В машине ехали молча. Дмитрий Матвеевич прекратил все свои разглагольствования. Заробел. Он видел, что Лариса о чем-то напряженно думала, что-то решала. Ему представлялось, будто она решает какие-то свои медицинские задачи, вырабатывает план лечения, прикидывает те распоряжения, что отдаст подчиненным, сейчас найдет что-нибудь единственно правильное, что и спасет Нину.
Но это были лишь книжные или по фильмам представления о мыслях хирурга после тяжелой операции.

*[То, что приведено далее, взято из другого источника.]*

# Lynne-Zheng-Linfang/HS-Pose

Hardware: AMD Instinct MI355X
Metric: point-clouds/sec (N=1028) HS-layer fwd+bwd (higher is better)
Workload: dtype f32; 1 GPU; HS stack (FaceRecon backbone -> feat) fwd+bwd, B=16/GPU N=1028 fp32, train-mode BN, random-init weights (BASELINE configs[1] shape); global_batch=16, points=1028, parallelism=dp1, hipgraph=True, split_graph=False, grad_exchange=none

## Files before the change

### hs_pose_amd/csrc/rfconv.hip

```cpp
#include "common.h"
#include "folds.h"
#include <stdlib.h>
#include <atomic>
#include <type_traits>

namespace hsp {

#define RF_THREADS 256

__device__ __forceinline__ void normalise_dirs(float4& d0, float4& d1, float4& d2) {
#define RF_NRM(X)                                                                                    \
    {                                                                                                \
        const float n2 = norm2_chain(d0.X, d1.X, d2.X);                                              \
        const float nr = fmaxf(sqrtf(n2), 1e-12f);                     \
        d0.X = __fdiv_rn(d0.X, nr); d1.X = __fdiv_rn(d1.X, nr); d2.X = __fdiv_rn(d2.X, nr);          \
    }
    RF_NRM(x) RF_NRM(y) RF_NRM(z) RF_NRM(w)
#undef RF_NRM
}
__device__ __forceinline__ void load_dirs_normed(const float* __restrict__ dirs, int SC, int j, float4& d0,
                                                 float4& d1, float4& d2) {
    d0 = *reinterpret_cast<const float4*>(dirs + j);
    d1 = *reinterpret_cast<const float4*>(dirs + SC + j);
    d2 = *reinterpret_cast<const float4*>(dirs + 2 * SC + j);
    normalise_dirs(d0, d1, d2);
}

#ifdef RF_RELU_MAX
#define RF_RELU(X) fmaxf((X), 0.f)
#else
#define RF_RELU(X) __builtin_amdgcn_fmed3f((X), 0.f, 1.f)
#endif

struct PointIter {
    int b0, bstep, i0, istep;
    __device__ __forceinline__ PointIter(int B) {
        const int xcd = blockIdx.x % HSP_NUM_XCD;
        const int local = blockIdx.x / HSP_NUM_XCD;
        const int per_xcd = gridDim.x / HSP_NUM_XCD;
        if (B >= HSP_NUM_XCD) {
            b0 = xcd; bstep = HSP_NUM_XCD; i0 = local; istep = per_xcd;
        } else {
            b0 = xcd % B; bstep = B * HSP_NUM_XCD;
            const int share = xcd / B;
            const int nshare = (HSP_NUM_XCD - b0 + B - 1) / B;
            i0 = local + per_xcd * share; istep = per_xcd * nshare;
        }
    }
};

template <class R3>
__device__ __forceinline__ float rf_dot3(const R3 r, float d0, float d1, float d2) { return dot3_chain(r.x, r.y, r.z, d0, d1, d2); }

template <int NCH>
__device__ __forceinline__ void rf_load_dirs(const float* dirs, int SC, int tid, float4 (&d0)[NCH], float4 (&d1)[NCH],
                                             float4 (&d2)[NCH]) {
    const int nq = SC >> 2;
#pragma unroll
    for (int u = 0; u < NCH; ++u) {
        const int cq = tid + u * RF_THREADS;
        load_dirs_normed(dirs, SC, (cq < nq ? cq : 0) << 2, d0[u], d1[u], d2[u]);
    }
}

template <bool SURFACE, bool WF, typename FT, class Fetch>
__device__ __forceinline__ void rf_group_body(const float4 d0, const float4 d1, const float4 d2, const float4* sR, const int* sIdx,
                                              int k, Fetch fetch, float* smax_j, uint16_t* arg_pj, FT* fwin_pj) {
    float4 best = make_float4(-INFINITY, -INFINITY, -INFINITY, -INFINITY);
    int a0 = 0, a1 = 0, a2 = 0, a3 = 0;
    float4 wf = make_float4(1.f, 1.f, 1.f, 1.f);
#pragma unroll 4
    for (int n = 0; n < k; ++n) {
        const float4 r = sR[n];
        float4 th;
        th.x = RF_RELU(rf_dot3(r, d0.x, d1.x, d2.x));
        th.y = RF_RELU(rf_dot3(r, d0.y, d1.y, d2.y));
        th.z = RF_RELU(rf_dot3(r, d0.z, d1.z, d2.z));
        th.w = RF_RELU(rf_dot3(r, d0.w, d1.w, d2.w));
        if (!SURFACE) {
            const float4 f = fetch(n);
            th.x = mul_rn(th.x, f.x); th.y = mul_rn(th.y, f.y);
            th.z = mul_rn(th.z, f.z); th.w = mul_rn(th.w, f.w);
            if (WF) {
                if (th.x > best.x) wf.x = f.x;
                if (th.y > best.y) wf.y = f.y;
                if (th.z > best.z) wf.z = f.z;
                if (th.w > best.w) wf.w = f.w;
            }
        }
        if (th.x > best.x) { best.x = th.x; a0 = n; }
        if (th.y > best.y) { best.y = th.y; a1 = n; }
        if (th.z > best.z) { best.z = th.z; a2 = n; }
        if (th.w > best.w) { best.w = th.w; a3 = n; }
    }
    *reinterpret_cast<float4*>(smax_j) = best;
    {
        const unsigned lo = (unsigned)sIdx[a0] | ((unsigned)sIdx[a1] << 16);
        const unsigned hi = (unsigned)sIdx[a2] | ((unsigned)sIdx[a3] << 16);
        unsigned* ap = reinterpret_cast<unsigned*>(arg_pj);
        __builtin_nontemporal_store(lo, ap); __builtin_nontemporal_store(hi, ap + 1);
    }
    if (WF) Feat<FT>::st4_nt(fwin_pj, wf);
}
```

Лариса думала о том, что состояние Нины ей не очень нравится, что все же опасности для жизни, наверное, нет, что реаниматоры все сделают, как надо, что они понимают значительно больше ее в послеоперационном периоде у подобных больных, и снова что не очень нравится ей лицо Нины, запавшие глаза, обтянувшийся нос… и все снова, снова.
Наконец она поставила машину на свое обычное место.
Первым подбежал Анатолий.
– А Нины нет? Да?
– Толечка, не волнуйтесь. Операция прошла хорошо. Гной весь убрали. Пока она еще тяжелая, лежит в реанимации, а дальше видно будет, как судьба распорядится. Мы сделаем все, что в наших силах, и, я думаю, все окончится благополучно…
– Значит, из очереди я могу уходить? Подошли и все остальные.
– Перекличку не делали?
– Какая сейчас перекличка? К утру сделаем. Ну что? Не привезла обратно? Ясно.
Лариса оглядывалась по сторонам. В одной из групп среди мужчин возвышался Станислав.